NoOp is less concerned with I/O, and all I/O requests are processed in a FIFO queue, with the default being that I/O does not have a performance problem. This also makes the CPU less worried. Of course, for a more complex application type using this scheduler, users will be very worried about themselves.
The NoOp scheduling algorithm is optimized by the disk hardware when the request is stored in the queue and processed by the I/O subsystem. This algorithm is generally only for some specific hardware (such as RAM disk and TCQ disk, etc.). Modern disk controllers are equipped with the ability to optimize with tagged command queuing. Tagged command Queuing (TCQ) can reduce the action of the head by reordering the I/O requests by the disk controller. I/O requests that usually need to be reorganized will have an identifier, so that the controller will process the I/O requests as they are received.

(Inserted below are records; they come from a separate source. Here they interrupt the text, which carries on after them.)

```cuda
__device__ bool cta_front(const FacArgs &a, const int t, const int s, const int nw, const asam_sn_desc_t &d, double *sm,
                          asam_sn_desc_t *s_cd, int *s_abort, unsigned long long tr0, const int keepw = 0)
{
    const int tid = threadIdx.x, nt = blockDim.x;
    const int lane = tid & 31, warp = tid >> 5, nwarps = nt >> 5;
    int *err = a.ctrl + 1;
    unsigned long long tr1 = 0, tr2 = 0, tr3 = 0, tr4 = 0, accA = 0, accB = 0;
    const int m = 3 * d.mb, c = 3 * d.cb, ld = ASAM_LD(m);
    const int *seg = a.ipool + d.seg;
    const int *children = seg + 2 * d.mb;
    const int *a_slot = children + d.ch_cnt;
    const int *a_rb = a_slot + d.a_cnt;
    const int *a_cb = a_rb + d.a_cnt;
    double *Fg = a.arena + d.f_off;
    const long long fsz = (long long) ld * m;
    const bool use_sm = fsz + (ld + 1) / 2 + 2 <= (long long) a.smem_doubles;
    double *F = use_sm ? sm : Fg;
    int *dmap = (int *) (sm + (use_sm ? fsz : 0));
    double *Pbuf = sm + (ld + 1) / 2 + 1;
    double *dinv = a.dinv + 3 * (size_t) d.first;

    if (use_sm) {
        for (int i = tid; i < (int) fsz; i += nt)
            F[i] = 0.0;
    } else {
        for (int j = warp; j < m; j += nwarps)
            for (int i = j + lane; i <= m; i += 32)
                F[i + (size_t) j * ld] = 0.0;
    }
    for (int e = tid; e < d.ch_cnt && e < ASAM_MAX_CACHED_CHILDREN; e += nt)
        s_cd[e] = a.sn[children[e]];
    __syncthreads();
    __shared__ int s_doff[ASAM_MAX_CACHED_CHILDREN + 1];
    bool dmap_ahead = false;
    if (use_sm && g_dmap_ahead && d.ch_cnt > 0 && d.ch_cnt <= ASAM_MAX_CACHED_CHILDREN) {
        if (tid == 0) {
            int o = 0;
            for (int e = 0; e < d.ch_cnt; e++) {
                s_doff[e] = o;
                o += 3 * (s_cd[e].mb - s_cd[e].cb) + 1;
            }
            s_doff[d.ch_cnt] = o;
        }
        __syncthreads();
        dmap_ahead = (long long) s_doff[d.ch_cnt] <= 2 * ((long long) a.smem_doubles - fsz) - 2;
        if (dmap_ahead)
            for (int ci = 0; ci < d.ch_cnt; ++ci) {
                const int cc = 3 * s_cd[ci].cb, cr = 3 * s_cd[ci].mb - cc;
                const int *crel = a.ipool + s_cd[ci].seg + s_cd[ci].mb;
                int *dm = dmap + s_doff[ci];
                for (int i = tid; i <= cr; i += nt)
                    dm[i] = (i < cr) ? 3 * crel[(cc + i) / 3] + (cc + i) % 3 : m;
            }
    }
    for (int e = tid; e < d.cb * 9; e += nt) {
        int k = e / 9, p = (e % 9) / 3, q = e % 3;
        if (p >= q)
            F[(3 * k + p) + (size_t) (3 * k + q) * ld] =
                a.Adiag[9 * (size_t) a.q2node[d.first + k] + q * 3 + p];
    }
    for (int e = tid; e < c; e += nt)
        F[m + (size_t) e * ld] = a.Bq[3 * (size_t) a.q2node[d.first + e / 3] + e % 3];
    for (int e = tid; e < d.a_cnt * 9; e += nt) {
        int i = e / 9, p = (e % 9) / 3, q = e % 3;
        const int rbf = a_rb[i];
        const int rb = rbf & ~ASAM_TR_FLAG;
        const int si = (rbf & ASAM_TR_FLAG) ? (p * 3 + q) : (q * 3 + p);
        F[(3 * rb + p) + (size_t) (3 * a_cb[i] + q) * ld] = a.Aoff[9 * (size_t) a_slot[i] + si];
    }
    if (a.trace && tid == 0)
        tr1 = d_now();

    if (nw > 0 && tid == 0) {
        SpinClock spins;
        while (ld_volatile(&a.arrive[s]) < nw) {
            __nanosleep(32);
            if (spin_over(spins, a.spin_limit) || ld_volatile(err) < 0) {
                atomicCAS(err, 0, -(1 + s));
                *s_abort = 1;
                break;
            }
        }
        a.arrive[s] = 0;
        __threadfence();
    }
    __syncthreads();
    if (*s_abort)
        return false;
    if (a.trace && tid == 0)
        tr2 = d_now();

    for (int ci = 0; ci < d.ch_cnt; ++ci) {
        const asam_sn_desc_t cd = ci < ASAM_MAX_CACHED_CHILDREN ? s_cd[ci] : a.sn[children[ci]];
        const int cm = 3 * cd.mb, cc = 3 * cd.cb, cr = cm - cc, cld = ASAM_LD(cm);
        const double *CF = a.arena + cd.f_off;
        const int *crel = a.ipool + cd.seg + cd.mb;
        if (dmap_ahead) {
            dmap = (int *) (sm + fsz) + s_doff[ci];
        } else {
            for (int i = tid; i <= cr; i += nt)
                dmap[i] = (i < cr) ? 3 * crel[(cc + i) / 3] + (cc + i) % 3 : m;
            __syncthreads();
        }
        if (use_sm && cr <= 159) {
            for (int j0 = warp; j0 < cr; j0 += 4 * nwarps) {
                double v[4][5];
#pragma unroll
                for (int q = 0; q < 4; q++) {
                    const int j = j0 + q * nwarps;
                    const double *ccol = CF + (size_t) (cc + min(j, cr - 1)) * cld + cc;
#pragma unroll
                    for (int u = 0; u < 5; u++) {
                        const int i = j + lane + 32 * u;
                        v[q][u] = (j < cr && i <= cr) ? __ldcg(ccol + i) : 0.0;
                    }
                }
#pragma unroll
                for (int q = 0; q < 4; q++) {
                    const int j = j0 + q * nwarps;
                    if (j < cr) {
                        double *fcol = F + (size_t) dmap[j] * ld;
#pragma unroll
// ... 960 lines not shown
```

Measured before the change: 128.8.

## Let leader block start next panel diag early via split barrier and ready counter

Splits the team barrier into separate arrive and wait phases and adds a per-supernode ready counter. In tile mode 3, worker 0 arrives at the barrier but skips the wait, then waits only until the specific blocks its next diagonal tile depends on (first crew row solve and first trailing tile) are done. This lets the next panel's diagonal factorization overlap the rest of the trailing update. The cost is an extra sync counter per supernode and subtler ordering logic, which could introduce races or deadlocks.

```diff
diff --git a/aprilsam_b200/csrc/asam_cuda.cu b/aprilsam_b200/csrc/asam_cuda.cu
--- a/aprilsam_b200/csrc/asam_cuda.cu
+++ b/aprilsam_b200/csrc/asam_cuda.cu
@@ -633,7 +633,7 @@
     rc |= buf_reserve(d, d->arrive, SN * sizeof(int), true, true);
     rc |= buf_reserve(d, d->xdone, SN * sizeof(int), true, true);
     rc |= buf_reserve(d, d->xblk, SN * sizeof(int), true, true);
-    rc |= buf_reserve(d, d->tbar, 2 * SN * sizeof(int), true, true);
+    rc |= buf_reserve(d, d->tbar, 3 * SN * sizeof(int), true, true);
     rc |= buf_reserve(d, d->ipool, (size_t) ipool_ints * sizeof(int), true, false);
     rc |= buf_reserve(d, d->arena, (size_t) arena_doubles * sizeof(double), true, false);
     return rc;
diff --git a/aprilsam_b200/csrc/asam_kernels.cuh b/aprilsam_b200/csrc/asam_kernels.cuh
--- a/aprilsam_b200/csrc/asam_kernels.cuh
+++ b/aprilsam_b200/csrc/asam_kernels.cuh
@@ -730,12 +730,18 @@
     int sn;
 };
 
-__device__ __forceinline__ bool team_barrier(TeamCtx &tc, int *s_flag)
+__device__ __forceinline__ void team_arrive(TeamCtx &tc)
 {
     __syncthreads();
+    if (threadIdx.x == 0)
+        red_release_add(tc.tbar_s, 1);
+    tc.phase++;
+}
+
+__device__ __forceinline__ bool team_wait(TeamCtx &tc, int *s_flag)
+{
     if (threadIdx.x == 0) {
-        red_release_add(tc.tbar_s, 1);
-        const int target = (++tc.phase) * tc.G;
+        const int target = tc.phase * tc.G;
         SpinClock spins;
         int ok = 1;
         while (ld_volatile(tc.tbar_s) < target) {
@@ -748,11 +754,15 @@
         }
         ld_acquire(tc.tbar_s);
         *s_flag = ok;
-    } else {
-        tc.phase++;
     }
     __syncthreads();
     return *s_flag != 0;
+}
+
+__device__ __forceinline__ bool team_barrier(TeamCtx &tc, int *s_flag)
+{
+    team_arrive(tc);
+    return team_wait(tc, s_flag);
 }
 
 __device__ __forceinline__ void team_leave(TeamCtx &tc)
@@ -900,7 +910,7 @@
     double *F = a.arena + d.f_off;
     int *err = a.ctrl + 1;
     TeamCtx tc;
-    tc.tbar_s = a.tbar + 2 * (size_t) s;
+    tc.tbar_s = a.tbar + 3 * (size_t) s;
     tc.G = G;
     tc.w = w;
     tc.phase = 0;
@@ -1007,7 +1017,8 @@
     auto Wbuf = [&](int panel_index) { return Wbase + (size_t) (panel_index & 1) * (m + 2) * ASAM_LDW; };
     double *Lj3 = Li + ASAM_TROWS * ASAM_LDW;
     double *dinv = a.dinv + 3 * (size_t) d.first;
-    int *crew_bar = a.tbar + 2 * (size_t) s + 1;
+    int *crew_bar = tc.tbar_s + 1;
+    int *blk_ready = tc.tbar_s + 2;
 
     auto tile = [&](int k0, int pb, int cb0, int ncol, int rb0, int nrow, double *Dout) {
         if (v3) {
@@ -1278,6 +1289,30 @@
         if (w == 0)
             writeback(0, pb);
     }
+    bool pend = false;
+    auto wait_ready = [&](int v) {
+        if (tid == 0) {
+            SpinClock spins;
+            int ok = 1;
+            while (ld_volatile(blk_ready) < v) {
+                __nanosleep(20);
+                if (spin_over(spins, a.spin_limit) || ld_volatile(err) < 0) {
+                    atomicCAS(err, 0, -(1 + s));
+                    ok = 0;
+                    break;
+                }
+            }
+            ld_acquire(blk_ready);
+            *s_flag = ok;
+        }
+        __syncthreads();
+        return *s_flag != 0;
+    };
+    auto raise_ready = [&]() {
+        __syncthreads();
+        if (tid == 0)
+            red_release_add(blk_ready, 1);
+    };
     int seq = 0;
     const bool pt_on = a.ptrace && s == a.ptrace_sn && w < 8 && tid == 0;
     for (int k0 = 0; k0 < c; k0 += ASAM_TPB) {
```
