__device__ __forceinline__ uint32_t phase_rot(uint32_t q)
{
    return (0x31420u >> (4u * q)) & 7u;
}

__device__ __forceinline__ uint32_t group_bits(uint32_t code, uint32_t rot)
{
    return ((code | (code << 5)) >> rot) & 31u;
}

template <int EXTRA>
__device__ __forceinline__ uint32_t group_verdicts(const unsigned char *const (&a)[5], uint32_t rot)
{
    uint32_t m[5][4];
    group_load<EXTRA>(a, m);
    return group_bits(group_code(m), rot);
}

struct WaveCtx {
    unsigned char *w;
    const uint32_t *syn;
    const uint32_t *sl;
    int lane;
};

template <bool FIX2, bool GROUP = false>
__device__ __forceinline__ bool candidate_round(const MsdScanParams &P, const WaveCtx &X, uint32_t nh, uint64_t tile_pos0,
                                                msd_hit *hit_out, uint32_t hits_room, msd_try *my_tries,
                                                uint32_t &tcur, uint32_t try_base ,
                                                uint32_t nfix
#ifdef MSD_KERNEL_TIMING
                                                , uint32_t *tacc, uint32_t *tlast
#endif
                                                )
{
    const int lane = X.lane;
    const unsigned char *mbytes = X.w + W_MAGS;
    const uint32_t *hitl = reinterpret_cast<const uint32_t *>(X.w + W_HITS);
    uint16_t *tryl = reinterpret_cast<uint16_t *>(X.w + W_TRYL);
    uint16_t *sidx = reinterpret_cast<uint16_t *>(X.w + W_SIDX);
    uint32_t *smeta = reinterpret_cast<uint32_t *>(X.w + W_SMETA);
    uint32_t *smsg32 = reinterpret_cast<uint32_t *>(X.w + W_SMSG);
    uint32_t *scrc = reinterpret_cast<uint32_t *>(X.w + W_SCRC);
    uint32_t *sres = reinterpret_cast<uint32_t *>(X.w + W_SRES);
    uint32_t *sqoff = reinterpret_cast<uint32_t *>(X.w + W_SQOFF);

    uint32_t my_hit = 0, my_m = 0;
    {
        *reinterpret_cast<uint4 *>(sidx + 8 * lane) = make_uint4(~0u, ~0u, ~0u, ~0u);
        if ((uint32_t)lane < nh) {
            my_hit = hitl[lane];
            my_m = my_hit >> 13;
        }
    }
    const uint32_t nt = 2u * (my_m & 1u) + (my_m & 2u) + ((my_m >> 2) & 1u);
    const uint32_t tincl = wave_incl_scan(nt);
    const uint32_t ntry = wave_last(tincl);
    {
        uint32_t k = tincl - nt;
        if (my_m & 1u) {
            tryl[k] = (uint16_t)lane;
            tryl[k + 1] = (uint16_t)(lane | (1 << 8));
            k += 2;
        }
        if (my_m & 2u) {
            tryl[k] = (uint16_t)(lane | (2 << 8));
            tryl[k + 1] = (uint16_t)(lane | (3 << 8));
            k += 2;
        }
        if (my_m & 4u)
            tryl[k] = (uint16_t)(lane | (4 << 8));
    }
    wave_lds_sync();

    uint32_t ns = 0, nl = 0;
    for (uint32_t i0 = 0; i0 < ntry; i0 += 64) {
        const uint32_t i = i0 + (uint32_t)lane;
        const bool act = i < ntry;
        const uint32_t e = act ? tryl[i] : 0u;
        const uint32_t h = e & 0xffu, q = e >> 8;
        const uint32_t pos = hitl[h] & 0x1fffu;
        const uint32_t qoff = X.sl[MSD_SL_QOFF + q];
        const unsigned char *base = mbytes + 2u * pos + 4u;
        const unsigned char *a[5];
#pragma unroll
        for (int c = 0; c < 5; ++c)
            a[c] = base + ((qoff >> (6 * c)) & 63u);
        const uint32_t df = group_verdicts<0>(a, phase_rot(q));
        const uint32_t nb = bytes_for_df(df);
        const bool is_s = act && nb == 7, is_l = act && nb == 14;
        const uint64_t bs = __ballot(is_s), bl = __ballot(is_l);
        const uint32_t rs = __builtin_amdgcn_mbcnt_hi((uint32_t)(bs >> 32), __builtin_amdgcn_mbcnt_lo((uint32_t)bs, 0u));
        const uint32_t rl = __builtin_amdgcn_mbcnt_hi((uint32_t)(bl >> 32), __builtin_amdgcn_mbcnt_lo((uint32_t)bl, 0u));
        const uint32_t u = is_s ? ns + rs : (uint32_t)(SC - 1) - (nl + rl);
        ns += (uint32_t)__popcll(bs);
        nl += (uint32_t)__popcll(bl);
        if (ns + nl > (uint32_t)SC)
            return false;
        if (is_s || is_l) {
            smeta[u] = pos | (q << 13) | (nb << 16) | (h << 20);
            *reinterpret_cast<uint4 *>(smsg32 + 4u * u) = make_uint4(df << 27, 0u, 0u, 0u);
            scrc[u] = X.sl[(is_l ? MSD_SL_GLONG : MSD_SL_GSHORT) + df];
            sqoff[u] = qoff;
            sidx[h * 8u + q] = (uint16_t)u;
        }
    }
    wave_lds_sync();
    TMARKF(4)

    if (!(P.debug_flags & 4)) {
        if (MSD_PRIO_STEPB != MSD_PRIO_CAND)
            __builtin_amdgcn_s_setprio(MSD_PRIO_STEPB);
        constexpr uint32_t NG = MSD_SLICER_NG, IS = (11 + NG - 1) / NG, IL = (22 + NG - 1) / NG;
        constexpr uint32_t VB = 5 * NG;
        constexpr uint32_t LAST_S = 51 - VB * (IS - 1), LAST_L = 107 - VB * (IL - 1);
        constexpr uint32_t MASK_S = ((1u << LAST_S) - 1u) << (VB - LAST_S), MASK_L = ((1u << LAST_L) - 1u) << (VB - LAST_L);
        const uint32_t short_items = IS * ns, nitems = short_items + IL * nl;
        for (uint32_t i0 = 0; i0 < nitems; i0 += 64) {
            const uint32_t i = i0 + (uint32_t)lane;
            const bool act = i < nitems;
            const bool lng = i >= short_items;
            const uint32_t j = act ? (lng ? i - short_items : i) : 0u;
            const uint32_t t = (j * (lng ? (65536u + IL - 1) / IL : (65536u + IS - 1) / IS)) >> 16;
            const uint32_t it = j - t * (lng ? IL : IS);
            const uint32_t u = lng ? (uint32_t)(SC - 1) - t : t;
            const uint32_t me = smeta[u];
            const uint32_t qoff = sqoff[u];
            const uint32_t pos = me & (uint32_t)(WT_MAX - 1), q = (me >> 13) & 7u;
            const uint32_t g1 = NG * it + 1u;
            const unsigned char *base = mbytes + 2u * pos + 4u + 24u * g1;
            const unsigned char *a[5];
#pragma unroll
            for (int c = 0; c < 5; ++c)
                a[c] = base + ((qoff >> (6 * c)) & 63u);
            const uint32_t rot = phase_rot(q);
            uint32_t v[NG];
            v[0] = group_verdicts<0>(a, rot);
            if (NG > 1) v[1 % NG] = group_verdicts<24>(a, rot);
            if (NG > 2) v[2 % NG] = group_verdicts<48>(a, rot);
            if (NG > 3) v[3 % NG] = group_verdicts<72>(a, rot);
            if (NG > 4) v[4 % NG] = group_verdicts<96>(a, rot);
            uint32_t val = 0;
#pragma unroll
            for (uint32_t c = 0; c < NG; ++c)
                val |= v[c] << (5u * (NG - 1u - c));
            if (it == (lng ? IL - 1u : IS - 1u))
                val &= lng ? MASK_L : MASK_S;
            if (act) {
                const uint32_t *gt = X.sl + (lng ? MSD_SL_GLONG : MSD_SL_GSHORT) + 32u * g1;
                uint32_t syn = 0;
#pragma unroll
                for (uint32_t c = 0; c < NG; ++c) {
                    const uint32_t e = (val >> (5u * (NG - 1u - c))) & 31u;
                    if (NG * IL <= 24u && NG * IS <= 12u)
                        syn ^= gt[32u * c + e];
                    else if (e)
                        syn ^= gt[32u * c + e];
                }
                atomicXor(&scrc[u], syn);
                const uint32_t n0 = 5u * g1, s = n0 & 31u, top = val << (32u - VB);
                atomicOr(&smsg32[4u * u + (n0 >> 5)], top >> s);
                if (s > 32u - VB)
                    atomicOr(&smsg32[4u * u + (n0 >> 5) + 1u], __builtin_amdgcn_alignbit(top, 0u, s));
            }
        }
        if (MSD_PRIO_STEPB != MSD_PRIO_CAND)
            __builtin_amdgcn_s_setprio(MSD_PRIO_CAND);
    }
    wave_lds_sync();
    TMARKF(5)

    if ((uint32_t)lane < ns || (uint32_t)lane >= (uint32_t)SC - nl) {
        const uint32_t u = (uint32_t)lane;
        const uint32_t me = smeta[u];
        const uint4 m4 = *reinterpret_cast<const uint4 *>(smsg32 + 4u * u);
        const uint32_t crc = scrc[u];
        const uint32_t df = m4.x >> 27, aa = m4.x & 0xffffffu;
        bool alive = (m4.x | m4.y | m4.z | m4.w) != 0;
        uint32_t addr = crc, errbit = 0xffu, errbit2 = 0xffu;
        if (alive && (df == 11 || df == 17 || df == 18)) {
            addr = aa;
            const uint32_t syndrome = (df == 11) ? (crc & 0xffff80u) : crc;
            if (syndrome != 0) {
                alive = false;
                if (FIX2 && (!GROUP || nfix == 2)) {
                    const uint64_t *tab = (df == 11) ? P.fix2_56 : P.fix2_112;
                    const uint32_t lg = (df == 11) ? P.fix2_lg56 : P.fix2_lg112;
                    uint32_t slot = MSD_FIX2_HASH(syndrome, lg);
                    for (;;) {
                        const uint64_t e = tab[slot];
                        if (e == ~0ull)
                            break;
                        if (((uint32_t)e & 0xffffffu) == syndrome) {
                            errbit = (uint32_t)(e >> 32) & 0xffu;
                            errbit2 = (uint32_t)(e >> 40) & 0xffu;
                            alive = !(df == 11 && errbit2 != 0xffu);
                            break;
                        }
                        slot = (slot + 1) & ((1u << lg) - 1u);
                    }
                } else {
                    if (GROUP ? nfix != 0 : P.nsyn112 != 0) {
                        const uint32_t bkt = (df == 11) ? (syndrome * P.synh_mul56) >> (32u - MSD_SYNH_LG56)
                                                        : (4u << MSD_SYNH_LG56) / 4u + ((syndrome * P.synh_mul112) >> (32u - MSD_SYNH_LG112));
                        const uint4 e4 = *reinterpret_cast<const uint4 *>(X.syn + 4u * bkt);
                        const uint32_t e[4] = {e4.x, e4.y, e4.z, e4.w};
#pragma unroll
                        for (int j = 0; j < 4; ++j)
                            if ((e[j] & 0xffffffu) == syndrome) {
                                errbit = e[j] >> 24;
                                alive = true;
                            }
                    }
                }
                if (alive && errbit >= 8 && errbit <= 31)
                    addr ^= 1u << (31 - errbit);
                if (alive && errbit2 >= 8 && errbit2 <= 31)
                    addr ^= 1u << (31 - errbit2);
            }
        }
        const uint32_t q = (me >> 13) & 7u, h = me >> 20;
        if (alive && crc == 0 && (df == 17 || df == 11) && P.pred)
            msd_pred_note(P.pred, P.pred_gen, aa, (uint32_t)(tile_pos0 / MSD_CHUNK_SAMPLES));
        if (alive) {
            *reinterpret_cast<uint4 *>(smsg32 + 4u * u) =
                make_uint4(__builtin_bswap32(m4.x), __builtin_bswap32(m4.y), __builtin_bswap32(m4.z),
                           (__builtin_bswap32(m4.w) & 0xffffu) | ((4u + q) << 16) | (errbit << 24));
            sres[2 * u] = addr;
            sres[2 * u + 1] = crc | (errbit2 << 24);
        } else {
            sidx[h * 8u + q] = 0xffffu;
        }
    }
    wave_lds_sync();
    TMARKF(6)

    uint32_t u5[5], nlive = 0;
#pragma unroll
    for (int q = 0; q < 5; ++q) {
        u5[q] = (uint32_t)lane < nh ? (uint32_t)sidx[lane * 8 + q] : 0xffffu;
        nlive += u5[q] != 0xffffu ? 1u : 0u;
    }
    const uint32_t lincl = wave_incl_scan(nlive);
    const uint32_t ntry_round = wave_last(lincl);
    if ((uint32_t)lane < nh && (uint32_t)lane < hits_room) {
        const uint32_t pos = my_hit & 0x1fffu;
        msd_hit rec = (tile_pos0 + pos) | ((msd_hit)my_m << 28) | ((msd_hit)nlive << 31);
        if (nlive)
            rec |= (msd_hit)(try_base + tcur + lincl - nlive) << 34;
        hit_out[lane] = rec;
    }
    wave_lds_sync();
    {
        uint32_t k = lincl - nlive;
#pragma unroll
        for (int q = 0; q < 5; ++q)
            if (u5[q] != 0xffffu)
                sidx[k++] = (uint16_t)(u5[q] | ((uint32_t)lane << 9));
    }
    wave_lds_sync();
    for (uint32_t e0 = 0; e0 < ntry_round; e0 += 32u) {
        const uint32_t e = e0 + ((uint32_t)lane >> 1);
        const bool mine = e < ntry_round && tcur + e < P.tcap;
        const uint32_t ent = mine ? (uint32_t)sidx[e] : 0u;
        const uint32_t u = ent & 0x1ffu;
        const uint32_t pos = (uint32_t)__shfl((int)(my_hit & 0x1fffu), (int)(ent >> 9), 64);
        if (mine) {
            uint4 *dst = reinterpret_cast<uint4 *>(my_tries + tcur + e);
            const uint4 m16 = *reinterpret_cast<const uint4 *>(smsg32 + 4u * u);
            if (!(lane & 1)) {
                arena_store16(m16, &dst[0]);
            } else {
                const uint32_t cw = sres[2 * u + 1];
                arena_store16(make_uint4(sres[2 * u], cw & 0xffffffu, (uint32_t)(tile_pos0 + pos),
                                         (cw >> 24) | ((m16.x & 0xffu) << 8) | (m16.w & 0xffff0000u)),
                              &dst[1]);
            }
        }
    }
    tcur += ntry_round;
    wave_lds_sync();
    TMARKF(7)
    return true;
}
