template <int MODE, bool FUSED, bool MX = false>
__global__ __launch_bounds__(kRedThreads) void bn_bwd_partial_v4(
    const float* __restrict__ x, const float* __restrict__ dy, const float* __restrict__ mean,
    const float* __restrict__ rstd, const float* __restrict__ gamma, const float* __restrict__ beta,
    const float* __restrict__ skip, double* __restrict__ part, int B, int C, int H, int W, float slope, int splits,
    int w_shift, int hw_shift, BnBwdFinal f, BnGrp grp, float* __restrict__ mx = nullptr, int nmx = 0) {
  __shared__ double scratch[kRedThreads / 64];
  __shared__ float mscratch[MX ? 2 * (kRedThreads / 64) : 1];
  const uint32_t gz = FUSED ? 0u : blockIdx.z;
  const uint32_t c = blockIdx.x, s = blockIdx.y, HW = H * W, total = (uint32_t)B * HW;
  const uint32_t chunk = ((total + splits - 1) / splits + 3) & ~3u;
  const uint32_t beg = s * chunk, end = min(beg + chunk, total);
  const float ga = gamma[c], be = beta[c];
  const int ngroups = (FUSED && grp.G > 1) ? grp.G : 1;
  if (!FUSED) {
    const size_t g = blockIdx.z;
    x += g * grp.xs, dy += g * grp.dys, mean += g * grp.cs, rstd += g * grp.cs, part += g * splits * 2 * C;
    if (skip) skip += g * grp.xs;
  }
  float acc_db = 0.f, acc_dg = 0.f;
  if (FUSED && threadIdx.x == 0 && f.accumulate) {
    if (f.dbeta) acc_db = f.dbeta[c];
    if (f.dgamma) acc_dg = f.dgamma[c];
  }
 for (int gi = 0; gi < ngroups; ++gi, x += grp.xs, dy += grp.dys, mean += grp.cs, rstd += grp.cs, f.dsums += 2 * grp.cs) {
  if (skip && gi) skip += grp.xs;
  const float mu = mean[c], rs = rstd[c];
  double s1 = 0.0, s2 = 0.0;
  float gmax = 0.f, xmax = 0.f;
  const bool dead = bn_dead(grp, FUSED ? (uint32_t)gi : gz);
  const uint32_t gend = (dead && !MX) ? beg : end;
  constexpr int U = 4;
  for (uint32_t i0 = beg + threadIdx.x * 4; i0 < gend; i0 += kRedThreads * 4 * U) {
    float4 xv4[U], g4[U], k4[U];
    bool ok[U];
#pragma unroll
    for (int u = 0; u < U; ++u) {
      const uint32_t iu = i0 + (uint32_t)u * kRedThreads * 4;
      ok[u] = iu < end;
      const uint32_t i = ok[u] ? iu : i0;
      const uint32_t b = fdiv(i, HW, hw_shift), hw = i - b * HW;
      const uint32_t h = fdiv(hw, W, w_shift), w = hw - h * W;
      const uint32_t bc = b * C + c;
      xv4[u] = *reinterpret_cast<const float4*>(x + (size_t)bc * HW + hw);
      g4[u] = dead ? make_float4(0.f, 0.f, 0.f, 0.f) : upstream4<MODE>(dy, bc, h, w, H, W);
// ... 469 lines not shown
  ITCV_REQUIRE(!p.ws_need || (ws && ws_bytes >= p.ws_need), who);
  ITCV_REQUIRE(!p.f16 || p.vec, "itcv_bn_train_bwd(fp16 planes need W % 4 == 0)");
  double* part = static_cast<double*>(ws);
  float* mx = p.f16 ? reinterpret_cast<float*>(part + p.part_doubles) : nullptr;
  const bool fused = p.vec && p.splits == 1;
  const BnBwdFinal bf = fused ? BnBwdFinal{dsums, dgamma, dbeta, accumulate} : BnBwdFinal{};
  pick<3>(p.mode, [&](auto mode_c) {
    constexpr int MODE = decltype(mode_c)::value;
    if (!p.vec) {
      hipLaunchKernelGGL(bn_bwd_partial<MODE>, p.rgrid, dim3(kRedThreads), 0, st, x, dy, mean, rstd, gamma, beta, skip, part,
                         B, C, H, W, slope, p.splits);
      return;
    }
    pick<2>(fused ? 1 : 0, [&](auto fused_c) {
      pick<2>(p.f16 ? 1 : 0, [&](auto mx_c) {
        hipLaunchKernelGGL((bn_bwd_partial_v4<MODE, decltype(fused_c)::value != 0, decltype(mx_c)::value != 0>), p.rgrid,
                           dim3(kRedThreads), 0, st, x, dy, mean, rstd, gamma, beta, skip, part, B, C, H, W, slope, p.splits,
                           ilog2_exact(W), ilog2_exact(H * W), bf, p.grp, mx, p.nmx);
      });
    });
  });
  ITCV_CHECK_LAUNCH(who);
  if (!fused && p.path != BnPath::SlicedFold) {
    hipLaunchKernelGGL(bn_combine_param_groups_kernel, dim3(cdiv(C, 256)), dim3(256), 0, st, part, dsums, C, p.splits, p.G,
                       dgamma, dbeta, accumulate);
    ITCV_CHECK_LAUNCH(who);
  }
  return 0;
}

Some applications need to limit queue length, and modern device drivers have TCO capabilities to control queue lengths, and this function can be added as a kernel parameter when the system is booted. For example, to control the queue length of a SCSI drive Lun2 of 64 requests, you can modify the/etc/grub.conf and add the following kernel parameters: aic7xxx=tag_info:{{0,0,64,0,0,0,0}}


Anticipatory (Elevator=as):
Optimize the service time for read operations and wait a short time while providing an I/O, enabling the process to commit to additional I/O. Anticipatory scheduler (AS) was once the I/O scheduler of the Linux 2.6 kernel. Anticipatory's Chinese meaning is "expected, expected", the word does reveal the characteristics of this algorithm, simply said that when there is an I/O occurs, if there is a process request I/O operation, it will produce a default 6 millisecond guessing time, guess the next process request I/O is what to do. This can cause a large delay for random reads, bad for database applications, and a good performance for Web servers. This algorithm can also be easily understood to target low-speed disks, because that "guess" is actually intended to reduce the head movement time. This algorithm is therefore more suitable for sequential read and write applications. The kernel parameters that can be used for tuning are Antic_expire, Read_expire, and Write_expire.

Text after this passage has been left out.